[Stored data]
---

# svip-lab/impersonator

Measured on AMD Instinct MI355X. Metric: frames/sec (256x256 motion-imitation, batch=8), higher is better.
Workload: dtype bf16x3; 1 GPU; Imitator inference 256x256 batch=8, random-init ImpersonatorGenerator + synthetic SMPL, 1 source; frames=1024, batch_per_gpu=8, image_size=256, parallelism=frame-sharded replicas x1, grid_sample_align_corners=False, lanes=2, batches_per_launch_sequence=4, frames_per_launch=32, precision=bf16x3, precision_policy=auto

## Files before the change

impersonator_amd/csrc/conv.h:

```cpp
#pragma once
#include <vector>

#include "common.h"

namespace lwg {

constexpr int kConvBM = 128;
constexpr int kConvBK = 32;

struct ConvPhase {
    int KH, KW;
    int ntaps;
    int Kpad;
    long w_off;
    int oy0, ox0;
    int iy0, ix0;
};

inline void split_bf16_groups(const float *src, size_t n, float *dst_opaque)
{
    __bf16 *d = reinterpret_cast<__bf16 *>(dst_opaque);
    for (size_t g = 0; g < n; g += 32)
        for (int e = 0; e < 32; ++e) {
            const float v = src[g + e];
            const __bf16 hi = (__bf16)v;
            d[2 * g + e] = hi;
            d[2 * g + 32 + e] = (__bf16)(v - (float)hi);
        }
}

struct ConvArgs {
    const float *x; int ldx;
    int N, H, W, Cin, cin_log2;
    const float *w;
    const float *w_split;
    int precision;
    const float *zeros;
    float *y; int ldy;
    int Ho, Wo, Cout;
    int Hm, Wm, stride, pad, os;
    int dil;
    float2 *partials;
    int mtiles;
    int nphase;
    int fuse_phases;
    int natural_order;
    int tap_inner;
    int raw_in, raw_from;
    const float2 *in_ss; int in_ss_ld;
    unsigned long long *trace;
    int general;
    const float *bias;
    int ksplit;
    float *kpart;
    size_t kpart_stride;
    ConvPhase ph[4];
};

int conv_trace_set(void *device_buffer, size_t bytes);
int conv_trace_launch(int idx, long long *v10);

enum { kIgemmReg64 = 0, kIgemmReg128 = 1, kIgemmSmallCin = 2, kIgemmDma64 = 3, kIgemmDma128 = 4, kIgemmBf16x3_64 = 5,
       kIgemmBf16x3_128 = 6, kDirectStemBf16x3 = 7, kHaloBf16x3_128 = 8, kHaloBf16x3_64 = 9, kIgemmDma32 = 10, kIgemmVariants = 11 };
extern const char *const kIgemmVariantNames[kIgemmVariants];
int launch_conv_igemm(const ConvArgs &a, int bn, hipStream_t st, int *variant = nullptr);
int check_conv_igemm(const ConvArgs &a, int bn);
bool conv_raw_input_supported(const ConvArgs &a, int bn);

constexpr int kStemKRow = 48;
constexpr int kStemWPitch = 7 * kStemKRow * 2 + 16;
constexpr int kStemWBytes = 2 * 64 * kStemWPitch;
struct StemArgs {
    const float *x; int N, H, W;
    const void *w;
    float *y;
    float2 *partials;
    int dbg;
};
bool stem_bf16x3_supported(int H, int W, int cin, int cin_pad, int cout, int k, int stride, int pad);
void stem_pack_weights(const float *w_oihw, int cin, std::vector<unsigned char> &out);
int launch_stem_bf16x3(const StemArgs &a, hipStream_t st, int max_workgroups = 0);

int launch_in_finalize(const float2 *partials, int nphase, int mtiles, int N, int C, const float *gamma,
                       const float *beta, float eps, float2 *scale_shift, hipStream_t st);

struct ApplyArgs {
    const float *raw; int C;
    int N, H, W;
    const float2 *scale_shift;
    int relu;
    float *dst; int ld_dst;
    const float *res; int ld_res;
    int split;
    int nwarp;
    const float *warp_src[2];
    int warp_n[2];
    const float *warp_T[2];
    int align_corners;
};
int launch_apply(const ApplyArgs &a, hipStream_t st, int lanes = 0);

int launch_unsplit(float *buf, size_t n, hipStream_t st);

struct HeadsArgs {
    const float *x; int N, H, W;
    const float2 *scale_shift;
    const float *wh;
    float *color, *mask;
    const float *bg; int bg_bs;
    float *pred;
};
int launch_heads(const HeadsArgs &a, hipStream_t st);
size_t heads_bf16x3_frag_bytes();
int launch_heads_pack(const float *wh, void *wfrag, hipStream_t st);
int launch_heads_bf16x3(const HeadsArgs &a, const void *wfrag, hipStream_t st, int bands = 0);

}
```

impersonator_amd/csrc/conv.hip:

```cpp
#include <type_traits>

#include "conv.h"
#include "split.h"
#include "sample.h"

namespace lwg {
namespace {

typedef float f32x16 __attribute__((ext_vector_type(16)));
typedef float f32x4 __attribute__((ext_vector_type(4)));
#pragma clang diagnostic ignored "-Winline-asm"

constexpr int BM = kConvBM;
constexpr int BK = kConvBK;
constexpr int LDK = BK + 4;
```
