struct Params {
    int n;
    double vpvs;
    double *vs, *z, *noise, *h;
};
#if BH_CHAIN_PRIORS
struct Prior {
    int layermin, layermax;
    double vsmin, vsmax, zmin, zmax, thickmin, lvz, hvz, vpvsmin, vpvsmax, mantle_vs, mantle_vpvs;
    const double *nb;
    int stride;
    bool bad;
};
__device__ __forceinline__ void fetch_prior(Prior &pr, const bh_chain_prior *priors, int NP, int k, double *nb, int stride, int first,
                                            int step)
{
    pr.nb = nb;
    pr.stride = stride;
    pr.bad = k < 0 || k >= NP;
    if (pr.bad) {
        pr.layermin = pr.layermax = 0;
        pr.vsmin = pr.vsmax = pr.zmin = pr.zmax = pr.thickmin = pr.vpvsmin = pr.vpvsmax = pr.mantle_vpvs = 0.0;
        pr.lvz = pr.hvz = pr.mantle_vs = -1.0;
        for (int i = first; i < 4 * BH_MAX_TARGETS; i += step) nb[i * stride] = 0.0;
        return;
    }
    const bh_chain_prior *__restrict__ r = priors + k;
    pr.layermin = r->layermin; pr.layermax = r->layermax;
    pr.vsmin = r->vsmin; pr.vsmax = r->vsmax; pr.zmin = r->zmin; pr.zmax = r->zmax;
    pr.thickmin = r->thickmin; pr.lvz = r->lvz; pr.hvz = r->hvz;
    pr.vpvsmin = r->vpvsmin; pr.vpvsmax = r->vpvsmax; pr.mantle_vs = r->mantle_vs; pr.mantle_vpvs = r->mantle_vpvs;
    for (int i = first; i < 4 * BH_MAX_TARGETS; i += step)
        nb[i * stride] = i < 2 * BH_MAX_TARGETS ? r->noise_lo[i] : r->noise_hi[i - 2 * BH_MAX_TARGETS];
}
struct AcceptPrior {
    double vsmin, vsmax, acc_lo, acc_hi;
};
#endif
__host__ __device__ inline int node_rec_doubles(int nt, int ML) { return 3 + 2 * nt + 3 * (ML + 1); }

#if !BH_CHAIN_RECORD
__device__ void load_base(const bh_chain_state &S, int C, size_t ldp, int nt, int ML, int c, int from_node, Params &P,
                          const double *lds_from = nullptr)
{
    if (from_node >= 0 && lds_from != nullptr) {
        const double *__restrict__ src = lds_from;
        double *__restrict__ pn = P.noise, *__restrict__ pv = P.vs, *__restrict__ pz = P.z;
        P.n = (int)src[0];
        P.vpvs = src[2];
        for (int i = 0; i < 2 * nt; ++i) pn[i] = src[3 + i];
        const double *__restrict__ fv = src + 3 + 2 * nt, *__restrict__ fz = fv + (ML + 1);
        const int n = P.n;
#pragma unroll 4
        for (int i = 0; i < n; ++i) {
            pv[i] = fv[i];
            pz[i] = fz[i];
        }
        return;
    }
    if (from_node < 0) {
        P.n = S.n[c];
        for (int i = 0; i < P.n; ++i) {
            P.vs[i] = S.vs[(size_t)i * C + c];
            P.z[i] = S.z[(size_t)i * C + c];
        }
        P.vpvs = S.vpvs[c];
        for (int i = 0; i < 2 * nt; ++i) P.noise[i] = S.noise[(size_t)i * C + c];
    } else {
        const size_t col = (size_t)from_node * C + c;
        P.n = S.pn[col];
        for (int i = 0; i < P.n; ++i) {
            P.vs[i] = S.pvs[(size_t)i * ldp + col];
            P.z[i] = S.pz[(size_t)i * ldp + col];
        }
        P.vpvs = S.pvpvs[col];
        for (int i = 0; i < 2 * nt; ++i) P.noise[i] = S.pnoise[col * 2 * nt + i];
    }
}

__device__ __forceinline__ void layer_thicknesses(const Params &P, double *h_)
{
    const double *__restrict__ z = P.z;
    double *__restrict__ h = h_;
    const int n = P.n;
    double prev = 0.0, zi = n >= 1 ? z[0] : 0.0;
#pragma unroll 4
    for (int i = 0; i + 1 < n; ++i) {
        const double zn = z[i + 1];
        const double zd = (zi + zn) / 2.;
        h[i] = zd - prev;
        prev = zd;
        zi = zn;
    }
    if (n >= 1) h[n - 1] = 0.0;
}

__device__ __forceinline__ int nearest_nucleus(const double *__restrict__ z, int n, double zb)
{
    int near = 0;
    double best = fabs(z[0] - zb);
#pragma unroll 4
    for (int i = 1; i < n; ++i) {
        const double di = fabs(z[i] - zb);
        if (di < best) {
            best = di;
            near = i;
        }
    }
    return near;
}

__device__ __forceinline__ void propose_node(const bh_chain_config &cfg, const bh_chain_state &S, int C, size_t ldp, int c, int iiter,
                                             int from_node, int node, Params &P, const double *lds_from, bool *valid_out, const Draws &d BH_SITE_PARAM)
{
    const int ML = cfg.maxlayers, nt = cfg.nt;
    int nnoise = 0;
    for (int i = 0; i < 2 * nt; ++i) nnoise += BH_NOISE_FREE(i);
    const bool vpvs_free = ST.vpvsmin != ST.vpvsmax;
    const bool early = (double)iiter < (-(double)cfg.iter_burnin + (double)cfg.iterations * 0.01);
    int moves[6], nm = 0;
    moves[nm++] = MV_VS;
    moves[nm++] = MV_Z;
    if (!early) {
        moves[nm++] = MV_BIRTH;
        moves[nm++] = MV_DEATH;
    }
    if (nnoise > 0) moves[nm++] = MV_NOISE;
    if (vpvs_free) moves[nm++] = MV_VPVS;
    int mi = (int)(d.u_move * nm);
    if (mi >= nm) mi = nm - 1;
    const int mv = moves[mi];

    load_base(S, C, ldp, nt, ML, c, from_node, P, lds_from);
    double *vs = P.vs, *z = P.z, *noise = P.noise;
    int n = P.n;
    double vpvs = P.vpvs;
    double dvs2 = 0.0;
    bool valid = BH_PRIOR_OK;
    if (mv == MV_VS) {
        int ind = (int)(d.u_index * n);
        if (ind >= n) ind = n - 1;
        vs[ind] = vs[ind] + d.normal * S.propdist[0 * (size_t)C + c];
    } else if (mv == MV_Z) {
        int ind = (int)(d.u_index * n);
        if (ind >= n) ind = n - 1;
        z[ind] = z[ind] + d.normal * S.propdist[1 * (size_t)C + c];
    } else if (mv == MV_BIRTH) {
        const double zb = ST.zmin + d.u_z * (ST.zmax - ST.zmin);
        const int near = nearest_nucleus(z, n, zb);
        const double vb = vs[near] + d.normal * S.propdist[2 * (size_t)C + c];
        dvs2 = (vb - vs[near]) * (vb - vs[near]);
        if (n >= ML) valid = false;
        else {
            vs[n] = vb;
            z[n] = zb;
            n += 1;
        }
    } else if (mv == MV_DEATH) {
        int ind = (int)(d.u_index * n);
        if (ind >= n) ind = n - 1;
        const double zb = z[ind], vb = vs[ind];
        for (int i = ind; i + 1 < n; ++i) {
            vs[i] = vs[i + 1];
            z[i] = z[i + 1];
        }
        n -= 1;
        if (n < 1) valid = false;
        else {
            const int near = nearest_nucleus(z, n, zb);
            dvs2 = (vs[near] - vb) * (vs[near] - vb);
        }
    } else if (mv == MV_NOISE) {
        int pick = (int)(d.u_noise * nnoise);
        if (pick >= nnoise) pick = nnoise - 1;
        int idx = 0;
        for (int i = 0, seen = 0; i < 2 * nt; ++i)
            if (BH_NOISE_FREE(i)) {
                if (seen == pick) idx = i;
                ++seen;
            }
        noise[idx] = noise[idx] + d.normal * S.propdist[3 * (size_t)C + c];
        for (int i = 0; i < 2 * nt; ++i)
            if (BH_NOISE_FREE(i) && (noise[i] < BH_NLO(i) || noise[i] > BH_NHI(i))) valid = false;
    } else {
        vpvs = vpvs + d.normal * S.propdist[4 * (size_t)C + c];
        if (vpvs < ST.vpvsmin || vpvs > ST.vpvsmax) valid = false;
    }
    double ztop = n > 0 ? z[0] : 0.0;
    for (int i = 1; i < n; ++i) {
        const double zi = z[i];
        if (!(ztop > zi)) {
            ztop = zi;
            continue;
        }
        const double vi = vs[i];
        int j = i - 1;
        while (j >= 0 && z[j] > zi) {
            z[j + 1] = z[j];
            vs[j + 1] = vs[j];
            --j;
        }
        z[j + 1] = zi;
        vs[j + 1] = vi;
    }
    P.n = n;
    P.vpvs = vpvs;
    double *h = P.h;
    layer_thicknesses(P, h);
    if (valid && (mv <= MV_DEATH)) {
        const int layermodel = n - 1;
        if (!(layermodel >= ST.layermin && layermodel <= ST.layermax)) valid = false;
        const double *__restrict__ rh = h, *__restrict__ rv = vs;
        double zc = 0.0, vi = n > 0 ? rv[0] : 0.0;
        bool ok = true;
#pragma unroll 4
        for (int i = 0; i < n; ++i) {
            const double hi = rh[i];
            const double vn = (i + 1 < n) ? rv[i + 1] : 0.0;
            if (i < n - 1 && hi < ST.thickmin) ok = false;
            if (vi < ST.vsmin || vi > ST.vsmax) ok = false;
            zc += hi;
            if (zc < ST.zmin || zc > ST.zmax) ok = false;
            if (i + 1 < n) {
                if (ST.lvz >= 0.0 && !(vn - vi * (1 - ST.lvz) > 0)) ok = false;
                if (ST.hvz >= 0.0 && !(vi * (1 + ST.hvz) - vn > 0)) ok = false;
            }
            vi = vn;
        }
        valid = valid && ok;
    }
    const size_t col = (size_t)node * C + c;
    S.move[col] = mv;
    S.valid[col] = valid ? 1 : 0;
    S.dvs2[col] = dvs2;
    if (!valid) {
        load_base(S, C, ldp, nt, ML, c, from_node, P, lds_from);
        layer_thicknesses(P, h);
        n = P.n;
        vpvs = P.vpvs;
    }
    P.n = n;
    P.vpvs = vpvs;
    *valid_out = valid;
    S.pn[col] = n;
    S.pvpvs[col] = vpvs;
    for (int i = 0; i < 2 * nt; ++i) S.pnoise[col * 2 * nt + i] = noise[i];
    {
        const double *__restrict__ rv = vs, *__restrict__ rz = z, *__restrict__ rh = h;
        bool deep = false;
#pragma unroll 4
        for (int i = 0; i < n; ++i) {
            const double vi = rv[i], zi = rz[i], hi = rh[i];
            if (ST.mantle_vs > 0.0 && vi >= ST.mantle_vs) deep = true;
            S.pvs[(size_t)i * ldp + col] = vi;
            S.pz[(size_t)i * ldp + col] = zi;
            S.lay_h[(size_t)i * ldp + col] = hi;
            S.lay_vs[(size_t)i * ldp + col] = vi;
            const double vpi = vi * (deep ? ST.mantle_vpvs : vpvs);
            S.lay_vp[(size_t)i * ldp + col] = vpi;
            if (S.lay_rho != nullptr) S.lay_rho[(size_t)i * ldp + col] = vpi * 0.32 + 0.77;
        }
    }
    S.lay_n[col] = n;
}

__global__ void chain_propose_kernel(bh_chain_config cfg, bh_chain_state S, int C, int iiter BH_SITE_KPARAM)
{
    const int c = blockIdx.x * blockDim.x + threadIdx.x;
    if (c >= C) return;
    double vs[BH_CHAIN_MAXLAYERS + 1], z[BH_CHAIN_MAXLAYERS + 1], h[BH_CHAIN_MAXLAYERS + 1], noise[2 * BH_MAX_TARGETS];
    Params P;
    P.vs = vs; P.z = z; P.h = h; P.noise = noise;
#if BH_CHAIN_PRIORS
    __shared__ double nb[4 * BH_MAX_TARGETS * 64];
    Prior pr;
    fetch_prior(pr, priors, NP, prior_of[c], nb + threadIdx.x, 64, 0, 1);
#endif
    bool valid;
    propose_node(cfg, S, C, (size_t)C, c, iiter, -1, 0, P, nullptr, &valid, get_draws(cfg, S, c, C, iiter, 0) BH_SITE_ARG(c));
}

__global__ __launch_bounds__(64) void chain_propose_window_kernel(bh_chain_config cfg, bh_chain_state S, int C, size_t ldp,
                                                                   int iiter, int depth BH_SITE_KPARAM)
{
    extern __shared__ __align__(16) double tree[];
    const int T = 1 << (depth - 1);
    const int per_wg = 64 / T;
    const int N = (1 << depth) - 1;
    const int slot = (int)threadIdx.x / T;
    const int c = blockIdx.x * per_wg + slot;
    const int p = (int)threadIdx.x % T;
    const int nt = cfg.nt, ML = cfg.maxlayers;
    const int RS = node_rec_doubles(nt, ML) | 1;
    double *mine = tree + (size_t)slot * N * RS;
#if BH_CHAIN_PRIORS
    double *nbw = tree + (size_t)per_wg * N * RS;
    Prior pr;
    {
        fetch_prior(pr, priors, NP, c < C ? prior_of[c] : -1, nbw + slot, per_wg, p, T);
        __builtin_amdgcn_fence(__ATOMIC_RELEASE, "wavefront");
        __builtin_amdgcn_wave_barrier();
        __builtin_amdgcn_fence(__ATOMIC_ACQUIRE, "wavefront");
    }
#endif
    Draws mydraws = {0.0, 0.0, 0.0, 0.0, 0.0, 0.0};
    if (c < C && p < depth) mydraws = get_draws(cfg, S, c, C, iiter + p, p);
    for (int k = 0; k < depth; ++k) {
        const int srcl = slot * T + k;
        Draws d;
        d.u_move = __shfl(mydraws.u_move, srcl); d.u_index = __shfl(mydraws.u_index, srcl);
        d.u_z = __shfl(mydraws.u_z, srcl); d.u_accept = __shfl(mydraws.u_accept, srcl);
        d.u_noise = __shfl(mydraws.u_noise, srcl); d.normal = __shfl(mydraws.normal, srcl);
        if (c < C && p < (1 << k)) {
            const int node = (1 << k) - 1 + p;
            int from = -1;
            for (int j = node; j > 0; j = (j - 1) >> 1) {
                const int parent = (j - 1) >> 1;
                if ((j & 1) == 0 && mine[(size_t)parent * RS + 1] != 0.0) {
                    from = parent;
                    break;
                }
            }
            double *rec = mine + (size_t)node * RS;
            Params P;
            P.noise = rec + 3;
            P.vs = rec + 3 + 2 * nt;
            P.z = P.vs + (ML + 1);
            P.h = P.z + (ML + 1);
            bool valid;
            propose_node(cfg, S, C, ldp, c, iiter + k, from, node, P, from >= 0 ? mine + (size_t)from * RS : nullptr, &valid, d BH_SITE_ARG(c));
            rec[0] = (double)P.n;
            rec[1] = valid ? 1.0 : 0.0;
            rec[2] = P.vpvs;
        }
        __builtin_amdgcn_fence(__ATOMIC_RELEASE, "wavefront");
        __builtin_amdgcn_wave_barrier();
        __builtin_amdgcn_fence(__ATOMIC_ACQUIRE, "wavefront");
    }
}
#endif
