# retir/Style-Big-GAN

Hardware: AMD Instinct MI355X
Metric: images/sec (G+D step) StyleGAN2-ADA 256x256 bf16 (higher is better)
Workload: dtype bf16; 1 GPU; configs/sg2ada.yaml @ 256x256: sg2_classic G (skip) + D (orig), softplus + R1(0.01)/4, idle Greg slot /16 (G lr x 16/17), global batch 64 = 1 rank(s) x 2 round(s) x batch_gpu 32 (the rounds of a phase evaluated in one pass, minibatch-std groups and loss those of the separate rounds), bf16 from 8x8 up (num_fp16_res 6; the reference recipe defaults to 4), conv_clamp 256, ADA off; global_batch=64, per_rank_batch=64, parallelism=dp1

## Files before the change

### include/sbg_hip.h

```cpp
#ifndef SBG_HIP_H
#define SBG_HIP_H

#include <stdint.h>

#ifdef __cplusplus
extern "C" {
#endif

typedef void* sbg_stream_t;

enum sbg_status {
    SBG_OK = 0,
    SBG_ERR_INVALID = 1,
    SBG_ERR_UNSUPPORTED = 2,
    SBG_ERR_LAUNCH = 3
};

enum sbg_dtype { SBG_F32 = 0, SBG_F16 = 1, SBG_BF16 = 2 };

enum sbg_act {
    SBG_ACT_LINEAR = 1, SBG_ACT_RELU = 2, SBG_ACT_LRELU = 3, SBG_ACT_TANH = 4, SBG_ACT_SIGMOID = 5,
    SBG_ACT_ELU = 6, SBG_ACT_SELU = 7, SBG_ACT_SOFTPLUS = 8, SBG_ACT_SWISH = 9
};

int         sbg_version(void);
const char* sbg_last_error(void);

int sbg_bias_act(const void* x, const void* b, const void* xref, const void* yref, const void* dy,
                 void* y, int dtype, int grad, int act, float alpha, float gain, float clamp,
                 int64_t sizeX, int sizeB, int64_t stepB, sbg_stream_t stream);

typedef struct sbg_upfirdn2d_params {
    const void*  x;
    const float* f;
    void*        y;
    int dtype;
    int upx, upy, downx, downy, padx0, pady0;
    int flip;
    float gain;
    int     inSize[4];      int64_t inStride[4];
    int     filterSize[2];  int     filterStride[2];
    int     outSize[4];     int64_t outStride[4];
    const float* oscale; const float* noise; int64_t noise_stride_n; const float* bias;
    int act; float alpha, act_gain, clamp;
    int     filter_exact16;
    const void* dact_y; float* dact_partial; int dact_act; float dact_alpha, dact_gain, dact_clamp;
    const float* post_scale;
} sbg_upfirdn2d_params;
int sbg_upfirdn2d_tail_supported(const sbg_upfirdn2d_params* p);
int64_t sbg_upfirdn2d_dact_rows(const sbg_upfirdn2d_params* p);
int sbg_upfirdn2d(const sbg_upfirdn2d_params* p, sbg_stream_t stream);

int sbg_upfirdn2d_separable_supported(int up, int down, int taps);
int sbg_upfirdn2d_separable(const float* x, const float* f, float* y, int M, int IH, int IW, int OH, int OW, int taps,
                            int up, int down, int padx0, int pady0, int flip, float gain, sbg_stream_t stream);

#define SBG_MAX_TAPS 16
typedef struct sbg_conv_params {
    const void* x; const void* w; void* y;
    const float* oscale;
    int xdtype, ydtype;
    int N, IH, IW, Cin, Cout, OH, OW;
    int64_t xs_n, xs_h, xs_w;
    int64_t ys_n, ys_h, ys_w;
    int64_t ws_slab, ws_co;
    int stride;
    int ntaps;
    int tap_dy[SBG_MAX_TAPS], tap_dx[SBG_MAX_TAPS], tap_slab[SBG_MAX_TAPS];
    int accumulate;
    const float* bias; const float* noise; int64_t noise_stride_n;
    int act; float alpha, gain, clamp;
    void* workspace; int ksplit;
    int nphase; int ph_ntaps[4], ph_oh[4], ph_ow[4]; int64_t ph_yoff[4];
} sbg_conv_params;
int64_t sbg_conv2d_igemm_workspace(const sbg_conv_params* p);
int     sbg_conv2d_igemm(const sbg_conv_params* p, sbg_stream_t stream);
typedef struct sbg_conv_launch_info {
    int dims[7]; double flops, bytes;
    int64_t grid_x; int grid_y, block, lds;
} sbg_conv_launch_info;
int     sbg_conv2d_igemm_plan(const sbg_conv_params* p, sbg_conv_launch_info* out, int max);


typedef struct sbg_wgrad_params {
    const void* a; const void* b; float* out; void* workspace;
    int dtype;
    int N, PH, PW, Ca, BH, BW, Cb;
    int64_t as_n, as_h, as_w;
    int64_t bs_n, bs_h, bs_w;
    int stride;
    int ntaps;
    int tap_dy[SBG_MAX_TAPS], tap_dx[SBG_MAX_TAPS];
    int accumulate;
} sbg_wgrad_params;
int64_t sbg_conv2d_wgrad_workspace(const sbg_wgrad_params* p);
int     sbg_conv2d_wgrad(const sbg_wgrad_params* p, sbg_stream_t stream);


int sbg_scale_nc(const void* x, const float* a, const float* z, void* y, int dtype, int layout,
                 int N, int C, int64_t HW, int64_t z_stride_n, sbg_stream_t stream);
int sbg_scale_shift_nc(const void* x, const float* a, const float* b, void* y, int dtype, int layout,
                       int N, int C, int64_t HW, sbg_stream_t stream);

int sbg_dot_hw_splits(int layout, int N, int C, int64_t HW);
int sbg_dot_hw(const void* u, const void* v, float* partial, int dtype, int layout,
               int N, int C, int64_t HW, sbg_stream_t stream);
int sbg_moments_hw(const void* x, float* r, int dtype, int N, int C, int64_t HW, sbg_stream_t stream);

typedef struct sbg_gg_problem {
    const float *a0, *b0, *a1, *b1;
    float* c; const float* bias; float* rowsum;
    int64_t a0_rs, a0_cs, b0_rs, b0_cs, a1_rs, a1_cs, b1_rs, b1_cs, c_rs, c_cs;
    int M, N, K0, K1, nterms;
    float alpha0, alpha1, bias_scale, rowsum_scale;
} sbg_gg_problem;
int sbg_grouped_gemm(const sbg_gg_problem* problems, int count, sbg_stream_t stream);

int sbg_dot_hw_scale_supported(int C);
int sbg_dot_hw_scale(const void* u, const void* v, const float* scale, void* y, float* partial, int dtype,
                     int N, int C, int64_t HW, sbg_stream_t stream);
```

---

_Task brief:_ Using the entries above, return exactly the lines from the line with "for (int i = 0; i +" to the line with "int near = 0;", counting both of those lines.

_Task response:_
    for (int i = 0; i + 1 < n; ++i) {
        const double zn = z[i + 1];
        const double zd = (zi + zn) / 2.;
        h[i] = zd - prev;
        prev = zd;
        zi = zn;
    }
    if (n >= 1) h[n - 1] = 0.0;
}

__device__ __forceinline__ int nearest_nucleus(const double *__restrict__ z, int n, double zb)
{
    int near = 0;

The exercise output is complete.